* **EXERCISE BRIEF**
The answer must be every line below that holds the word "prologue".

* **AVAILABLE DATA**
◇ ◇ ◇ ◇

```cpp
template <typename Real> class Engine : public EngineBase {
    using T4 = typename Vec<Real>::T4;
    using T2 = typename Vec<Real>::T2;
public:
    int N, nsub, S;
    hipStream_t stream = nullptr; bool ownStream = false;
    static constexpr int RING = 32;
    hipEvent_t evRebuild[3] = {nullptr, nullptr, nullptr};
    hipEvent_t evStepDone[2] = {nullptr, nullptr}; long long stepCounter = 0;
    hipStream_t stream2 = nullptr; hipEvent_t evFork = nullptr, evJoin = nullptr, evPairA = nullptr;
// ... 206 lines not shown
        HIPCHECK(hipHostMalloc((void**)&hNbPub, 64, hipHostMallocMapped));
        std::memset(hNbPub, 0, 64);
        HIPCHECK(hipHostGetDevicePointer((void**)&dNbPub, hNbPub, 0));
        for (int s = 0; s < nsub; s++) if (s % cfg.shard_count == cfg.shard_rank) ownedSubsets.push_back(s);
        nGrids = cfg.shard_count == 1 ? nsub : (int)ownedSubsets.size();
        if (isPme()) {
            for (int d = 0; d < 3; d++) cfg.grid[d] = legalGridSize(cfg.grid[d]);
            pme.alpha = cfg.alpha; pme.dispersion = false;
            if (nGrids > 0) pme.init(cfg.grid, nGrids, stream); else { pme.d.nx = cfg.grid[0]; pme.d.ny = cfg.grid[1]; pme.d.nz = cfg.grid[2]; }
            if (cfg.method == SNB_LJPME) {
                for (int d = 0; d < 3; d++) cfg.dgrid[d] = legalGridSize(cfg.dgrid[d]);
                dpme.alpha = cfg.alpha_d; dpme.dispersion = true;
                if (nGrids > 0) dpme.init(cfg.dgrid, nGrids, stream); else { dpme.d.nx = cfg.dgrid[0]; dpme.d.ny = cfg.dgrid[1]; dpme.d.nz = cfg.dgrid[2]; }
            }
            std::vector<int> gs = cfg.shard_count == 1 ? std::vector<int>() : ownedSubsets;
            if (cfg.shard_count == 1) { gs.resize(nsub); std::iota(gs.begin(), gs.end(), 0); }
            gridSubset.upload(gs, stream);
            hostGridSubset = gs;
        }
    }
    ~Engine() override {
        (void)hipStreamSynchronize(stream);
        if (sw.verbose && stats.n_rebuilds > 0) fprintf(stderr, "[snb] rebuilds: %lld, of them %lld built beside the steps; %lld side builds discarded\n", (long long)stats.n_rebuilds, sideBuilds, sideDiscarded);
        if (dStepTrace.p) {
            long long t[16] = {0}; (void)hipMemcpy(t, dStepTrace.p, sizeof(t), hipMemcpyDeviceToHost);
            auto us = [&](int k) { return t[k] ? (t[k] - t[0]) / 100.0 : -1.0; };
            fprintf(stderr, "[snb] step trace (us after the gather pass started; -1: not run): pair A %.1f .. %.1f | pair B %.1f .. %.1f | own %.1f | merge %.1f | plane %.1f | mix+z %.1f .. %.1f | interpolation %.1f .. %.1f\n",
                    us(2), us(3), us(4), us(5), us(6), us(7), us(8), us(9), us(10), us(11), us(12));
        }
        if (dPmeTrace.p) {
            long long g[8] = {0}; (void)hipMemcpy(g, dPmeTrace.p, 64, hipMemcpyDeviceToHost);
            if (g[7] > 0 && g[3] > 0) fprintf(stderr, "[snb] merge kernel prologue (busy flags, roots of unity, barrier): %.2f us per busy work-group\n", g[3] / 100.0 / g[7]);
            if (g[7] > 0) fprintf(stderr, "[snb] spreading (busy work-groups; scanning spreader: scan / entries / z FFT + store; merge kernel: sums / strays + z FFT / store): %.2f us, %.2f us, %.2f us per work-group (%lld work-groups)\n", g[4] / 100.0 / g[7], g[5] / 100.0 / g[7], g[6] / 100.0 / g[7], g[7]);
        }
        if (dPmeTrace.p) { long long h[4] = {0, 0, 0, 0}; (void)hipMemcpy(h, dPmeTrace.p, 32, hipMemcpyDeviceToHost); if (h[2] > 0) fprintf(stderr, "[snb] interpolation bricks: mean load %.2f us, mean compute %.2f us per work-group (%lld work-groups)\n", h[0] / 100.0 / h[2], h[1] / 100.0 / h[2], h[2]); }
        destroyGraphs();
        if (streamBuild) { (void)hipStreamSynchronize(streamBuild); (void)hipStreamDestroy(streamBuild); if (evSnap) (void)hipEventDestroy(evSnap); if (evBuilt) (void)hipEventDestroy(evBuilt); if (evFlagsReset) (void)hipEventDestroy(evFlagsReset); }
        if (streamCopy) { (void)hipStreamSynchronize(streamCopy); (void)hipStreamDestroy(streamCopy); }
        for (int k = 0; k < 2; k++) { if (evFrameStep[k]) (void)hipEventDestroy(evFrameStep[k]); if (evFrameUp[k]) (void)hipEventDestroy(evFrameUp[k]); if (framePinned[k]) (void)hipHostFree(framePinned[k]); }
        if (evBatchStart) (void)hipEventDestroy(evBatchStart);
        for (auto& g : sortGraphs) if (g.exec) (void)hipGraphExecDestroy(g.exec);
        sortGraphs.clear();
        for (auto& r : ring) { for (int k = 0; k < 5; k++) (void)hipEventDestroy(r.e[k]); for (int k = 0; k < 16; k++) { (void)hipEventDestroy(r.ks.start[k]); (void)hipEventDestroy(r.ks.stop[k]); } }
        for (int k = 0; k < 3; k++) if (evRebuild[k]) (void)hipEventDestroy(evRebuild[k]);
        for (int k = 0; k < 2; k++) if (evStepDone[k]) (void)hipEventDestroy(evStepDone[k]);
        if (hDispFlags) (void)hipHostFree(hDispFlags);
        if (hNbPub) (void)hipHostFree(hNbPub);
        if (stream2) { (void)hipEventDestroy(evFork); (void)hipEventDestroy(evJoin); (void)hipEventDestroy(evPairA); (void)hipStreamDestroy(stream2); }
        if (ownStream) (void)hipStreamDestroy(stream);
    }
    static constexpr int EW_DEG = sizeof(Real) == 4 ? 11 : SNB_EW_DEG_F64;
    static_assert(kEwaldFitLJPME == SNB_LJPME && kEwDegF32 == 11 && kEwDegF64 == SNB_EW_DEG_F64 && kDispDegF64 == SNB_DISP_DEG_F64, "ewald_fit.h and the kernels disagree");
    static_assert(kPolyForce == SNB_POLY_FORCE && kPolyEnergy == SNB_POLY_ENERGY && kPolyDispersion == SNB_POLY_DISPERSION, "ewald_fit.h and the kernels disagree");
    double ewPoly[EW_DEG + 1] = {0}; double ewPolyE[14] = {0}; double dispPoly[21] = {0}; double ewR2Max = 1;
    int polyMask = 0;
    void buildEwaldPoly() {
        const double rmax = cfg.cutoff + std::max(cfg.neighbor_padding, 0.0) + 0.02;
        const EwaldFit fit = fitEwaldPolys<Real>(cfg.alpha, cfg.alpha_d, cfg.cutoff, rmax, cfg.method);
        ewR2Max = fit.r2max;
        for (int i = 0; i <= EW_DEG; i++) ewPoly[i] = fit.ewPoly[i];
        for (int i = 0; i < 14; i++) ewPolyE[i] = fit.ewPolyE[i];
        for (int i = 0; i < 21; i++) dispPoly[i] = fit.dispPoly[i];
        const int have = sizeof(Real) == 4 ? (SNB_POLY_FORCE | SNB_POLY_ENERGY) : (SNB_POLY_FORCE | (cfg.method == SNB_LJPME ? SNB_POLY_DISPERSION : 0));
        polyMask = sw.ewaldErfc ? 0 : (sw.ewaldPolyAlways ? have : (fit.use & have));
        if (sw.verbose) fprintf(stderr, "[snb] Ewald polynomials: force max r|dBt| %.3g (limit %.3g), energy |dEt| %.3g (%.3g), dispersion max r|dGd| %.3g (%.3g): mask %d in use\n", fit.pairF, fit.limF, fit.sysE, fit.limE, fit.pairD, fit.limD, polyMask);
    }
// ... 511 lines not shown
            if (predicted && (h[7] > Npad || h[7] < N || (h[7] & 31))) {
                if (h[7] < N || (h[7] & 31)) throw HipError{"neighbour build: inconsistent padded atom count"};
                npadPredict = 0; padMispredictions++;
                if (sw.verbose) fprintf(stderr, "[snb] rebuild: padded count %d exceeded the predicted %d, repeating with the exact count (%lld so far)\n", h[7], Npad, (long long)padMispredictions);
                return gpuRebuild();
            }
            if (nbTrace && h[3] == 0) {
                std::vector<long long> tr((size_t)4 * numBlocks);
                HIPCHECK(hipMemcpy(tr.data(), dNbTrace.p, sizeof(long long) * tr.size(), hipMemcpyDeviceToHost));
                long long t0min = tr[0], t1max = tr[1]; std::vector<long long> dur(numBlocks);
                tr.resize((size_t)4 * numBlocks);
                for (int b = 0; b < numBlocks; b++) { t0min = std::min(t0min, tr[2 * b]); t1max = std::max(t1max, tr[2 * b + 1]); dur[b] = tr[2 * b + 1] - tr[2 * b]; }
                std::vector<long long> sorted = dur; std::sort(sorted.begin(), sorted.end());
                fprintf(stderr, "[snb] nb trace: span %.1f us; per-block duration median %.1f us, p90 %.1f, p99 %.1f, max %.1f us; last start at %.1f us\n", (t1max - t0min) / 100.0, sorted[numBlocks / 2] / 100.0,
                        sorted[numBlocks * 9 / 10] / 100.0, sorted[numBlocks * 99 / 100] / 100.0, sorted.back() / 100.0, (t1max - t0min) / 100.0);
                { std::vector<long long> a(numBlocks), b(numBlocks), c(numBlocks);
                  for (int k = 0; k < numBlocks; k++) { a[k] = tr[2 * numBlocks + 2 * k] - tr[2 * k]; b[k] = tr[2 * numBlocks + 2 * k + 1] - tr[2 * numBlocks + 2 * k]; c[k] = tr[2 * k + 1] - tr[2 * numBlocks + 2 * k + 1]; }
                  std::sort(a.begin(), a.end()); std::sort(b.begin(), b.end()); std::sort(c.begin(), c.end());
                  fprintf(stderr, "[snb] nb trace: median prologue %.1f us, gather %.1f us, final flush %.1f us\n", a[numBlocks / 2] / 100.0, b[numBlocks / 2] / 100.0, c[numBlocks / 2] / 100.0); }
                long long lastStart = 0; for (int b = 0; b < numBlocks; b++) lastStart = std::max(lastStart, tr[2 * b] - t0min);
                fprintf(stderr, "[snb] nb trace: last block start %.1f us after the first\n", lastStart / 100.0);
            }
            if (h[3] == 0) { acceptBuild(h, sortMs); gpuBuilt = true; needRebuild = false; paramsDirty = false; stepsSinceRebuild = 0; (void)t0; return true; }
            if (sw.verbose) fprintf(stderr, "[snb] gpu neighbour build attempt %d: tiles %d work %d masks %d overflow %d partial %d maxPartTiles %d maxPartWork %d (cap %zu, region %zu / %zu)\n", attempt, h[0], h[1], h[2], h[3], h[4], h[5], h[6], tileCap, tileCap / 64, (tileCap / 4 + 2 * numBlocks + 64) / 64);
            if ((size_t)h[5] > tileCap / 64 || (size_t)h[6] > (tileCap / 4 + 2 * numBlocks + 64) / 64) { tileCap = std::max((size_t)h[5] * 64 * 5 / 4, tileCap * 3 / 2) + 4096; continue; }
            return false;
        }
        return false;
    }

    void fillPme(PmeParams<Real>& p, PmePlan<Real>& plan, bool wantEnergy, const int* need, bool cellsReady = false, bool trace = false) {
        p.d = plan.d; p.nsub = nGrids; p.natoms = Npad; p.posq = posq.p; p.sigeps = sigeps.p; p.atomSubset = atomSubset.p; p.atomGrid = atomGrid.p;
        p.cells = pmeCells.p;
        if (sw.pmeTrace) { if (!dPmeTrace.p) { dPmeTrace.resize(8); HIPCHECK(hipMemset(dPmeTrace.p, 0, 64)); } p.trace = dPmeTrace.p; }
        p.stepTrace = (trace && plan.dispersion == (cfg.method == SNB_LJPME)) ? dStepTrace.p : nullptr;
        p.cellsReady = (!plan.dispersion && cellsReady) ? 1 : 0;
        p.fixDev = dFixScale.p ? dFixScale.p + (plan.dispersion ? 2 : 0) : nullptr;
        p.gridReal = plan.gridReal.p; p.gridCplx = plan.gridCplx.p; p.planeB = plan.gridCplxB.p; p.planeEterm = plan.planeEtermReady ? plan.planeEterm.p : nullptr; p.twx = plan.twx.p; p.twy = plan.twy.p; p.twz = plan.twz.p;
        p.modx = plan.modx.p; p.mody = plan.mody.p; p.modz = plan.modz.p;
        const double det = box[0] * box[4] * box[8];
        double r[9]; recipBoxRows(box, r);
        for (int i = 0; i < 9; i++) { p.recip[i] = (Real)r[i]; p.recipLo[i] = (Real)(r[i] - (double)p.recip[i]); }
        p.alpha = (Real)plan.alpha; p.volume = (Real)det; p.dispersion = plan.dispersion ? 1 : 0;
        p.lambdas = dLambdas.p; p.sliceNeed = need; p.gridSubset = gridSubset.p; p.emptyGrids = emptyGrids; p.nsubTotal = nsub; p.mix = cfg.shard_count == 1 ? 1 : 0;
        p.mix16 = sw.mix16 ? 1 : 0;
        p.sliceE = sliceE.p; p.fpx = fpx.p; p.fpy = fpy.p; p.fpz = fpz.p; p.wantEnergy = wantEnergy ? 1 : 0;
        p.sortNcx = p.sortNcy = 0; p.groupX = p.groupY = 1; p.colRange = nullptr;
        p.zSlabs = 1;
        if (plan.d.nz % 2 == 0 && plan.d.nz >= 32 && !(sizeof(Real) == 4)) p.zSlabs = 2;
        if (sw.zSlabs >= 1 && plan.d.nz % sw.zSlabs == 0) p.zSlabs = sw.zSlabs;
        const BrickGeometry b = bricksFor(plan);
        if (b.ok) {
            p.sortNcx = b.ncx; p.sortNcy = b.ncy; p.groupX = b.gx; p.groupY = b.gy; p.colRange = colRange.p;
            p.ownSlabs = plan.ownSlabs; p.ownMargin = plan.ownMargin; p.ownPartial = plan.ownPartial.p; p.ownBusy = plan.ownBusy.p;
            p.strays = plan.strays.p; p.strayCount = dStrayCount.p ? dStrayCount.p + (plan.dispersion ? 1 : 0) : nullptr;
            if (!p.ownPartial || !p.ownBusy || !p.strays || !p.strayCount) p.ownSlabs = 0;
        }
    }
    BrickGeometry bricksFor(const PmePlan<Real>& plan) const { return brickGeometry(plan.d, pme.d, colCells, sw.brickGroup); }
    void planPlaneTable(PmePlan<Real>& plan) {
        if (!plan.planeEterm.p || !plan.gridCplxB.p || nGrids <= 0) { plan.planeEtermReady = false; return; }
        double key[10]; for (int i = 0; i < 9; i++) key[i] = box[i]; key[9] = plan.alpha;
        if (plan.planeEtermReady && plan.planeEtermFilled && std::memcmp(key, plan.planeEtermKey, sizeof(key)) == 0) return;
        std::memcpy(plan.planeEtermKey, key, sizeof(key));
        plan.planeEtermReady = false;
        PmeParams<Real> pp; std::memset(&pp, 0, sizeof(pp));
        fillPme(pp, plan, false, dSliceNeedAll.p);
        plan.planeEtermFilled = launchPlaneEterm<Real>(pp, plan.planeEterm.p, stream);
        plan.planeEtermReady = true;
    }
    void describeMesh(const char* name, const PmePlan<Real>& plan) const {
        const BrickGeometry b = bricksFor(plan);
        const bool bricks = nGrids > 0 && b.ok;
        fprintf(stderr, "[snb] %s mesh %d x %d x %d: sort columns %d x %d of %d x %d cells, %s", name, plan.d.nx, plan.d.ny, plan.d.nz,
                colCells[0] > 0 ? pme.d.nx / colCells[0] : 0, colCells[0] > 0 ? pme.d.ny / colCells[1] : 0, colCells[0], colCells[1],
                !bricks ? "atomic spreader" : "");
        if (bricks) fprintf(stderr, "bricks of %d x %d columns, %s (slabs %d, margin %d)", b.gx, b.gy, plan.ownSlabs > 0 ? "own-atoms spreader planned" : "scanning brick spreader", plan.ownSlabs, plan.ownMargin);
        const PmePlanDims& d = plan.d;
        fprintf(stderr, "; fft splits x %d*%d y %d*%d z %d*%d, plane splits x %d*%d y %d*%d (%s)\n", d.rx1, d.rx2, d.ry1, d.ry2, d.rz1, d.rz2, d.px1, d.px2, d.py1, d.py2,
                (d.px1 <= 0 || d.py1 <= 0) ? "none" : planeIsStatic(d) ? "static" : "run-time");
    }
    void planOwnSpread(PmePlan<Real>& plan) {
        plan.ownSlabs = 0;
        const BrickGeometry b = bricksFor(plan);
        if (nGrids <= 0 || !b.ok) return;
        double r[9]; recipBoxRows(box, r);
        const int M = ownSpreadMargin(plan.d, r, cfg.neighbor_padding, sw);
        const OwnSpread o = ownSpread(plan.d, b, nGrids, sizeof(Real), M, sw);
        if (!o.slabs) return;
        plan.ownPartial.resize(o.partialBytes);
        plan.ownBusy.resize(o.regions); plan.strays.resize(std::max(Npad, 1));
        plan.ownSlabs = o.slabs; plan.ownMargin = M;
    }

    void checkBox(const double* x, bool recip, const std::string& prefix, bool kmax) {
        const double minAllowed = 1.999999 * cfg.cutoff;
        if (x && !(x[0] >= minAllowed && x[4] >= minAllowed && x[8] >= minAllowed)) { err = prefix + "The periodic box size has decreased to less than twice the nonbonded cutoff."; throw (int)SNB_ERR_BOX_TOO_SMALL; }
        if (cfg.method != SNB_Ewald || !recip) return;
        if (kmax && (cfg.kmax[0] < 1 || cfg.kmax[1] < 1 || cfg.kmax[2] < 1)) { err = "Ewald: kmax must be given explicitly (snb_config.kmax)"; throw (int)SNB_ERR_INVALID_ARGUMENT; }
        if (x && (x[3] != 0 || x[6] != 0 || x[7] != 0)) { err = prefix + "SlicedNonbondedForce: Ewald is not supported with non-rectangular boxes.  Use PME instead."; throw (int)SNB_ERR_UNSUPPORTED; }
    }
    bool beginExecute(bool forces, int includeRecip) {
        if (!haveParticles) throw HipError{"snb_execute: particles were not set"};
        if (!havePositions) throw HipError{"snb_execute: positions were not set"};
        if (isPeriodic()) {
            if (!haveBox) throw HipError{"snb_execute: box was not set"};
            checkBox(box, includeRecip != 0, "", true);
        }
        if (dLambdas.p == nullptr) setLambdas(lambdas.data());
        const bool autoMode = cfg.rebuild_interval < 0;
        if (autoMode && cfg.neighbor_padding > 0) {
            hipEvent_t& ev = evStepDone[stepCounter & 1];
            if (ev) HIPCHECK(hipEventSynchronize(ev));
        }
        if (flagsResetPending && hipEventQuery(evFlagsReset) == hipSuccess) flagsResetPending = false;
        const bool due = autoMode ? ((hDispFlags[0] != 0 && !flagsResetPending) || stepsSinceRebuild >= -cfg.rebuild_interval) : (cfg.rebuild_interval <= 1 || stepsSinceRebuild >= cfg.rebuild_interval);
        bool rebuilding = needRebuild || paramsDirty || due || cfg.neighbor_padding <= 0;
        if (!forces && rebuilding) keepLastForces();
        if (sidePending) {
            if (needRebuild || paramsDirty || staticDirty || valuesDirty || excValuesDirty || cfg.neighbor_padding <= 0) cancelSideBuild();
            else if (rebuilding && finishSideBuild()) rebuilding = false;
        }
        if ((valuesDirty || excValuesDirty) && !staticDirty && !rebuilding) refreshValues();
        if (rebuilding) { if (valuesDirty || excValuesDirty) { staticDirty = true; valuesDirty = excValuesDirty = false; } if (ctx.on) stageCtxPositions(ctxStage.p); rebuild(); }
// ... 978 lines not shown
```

◇ ◇ ◇ ◇

* **EXERCISE ANSWER**
            if (g[7] > 0 && g[3] > 0) fprintf(stderr, "[snb] merge kernel prologue (busy flags, roots of unity, barrier): %.2f us per busy work-group\n", g[3] / 100.0 / g[7]);
                  fprintf(stderr, "[snb] nb trace: median prologue %.1f us, gather %.1f us, final flush %.1f us\n", a[numBlocks / 2] / 100.0, b[numBlocks / 2] / 100.0, c[numBlocks / 2] / 100.0); }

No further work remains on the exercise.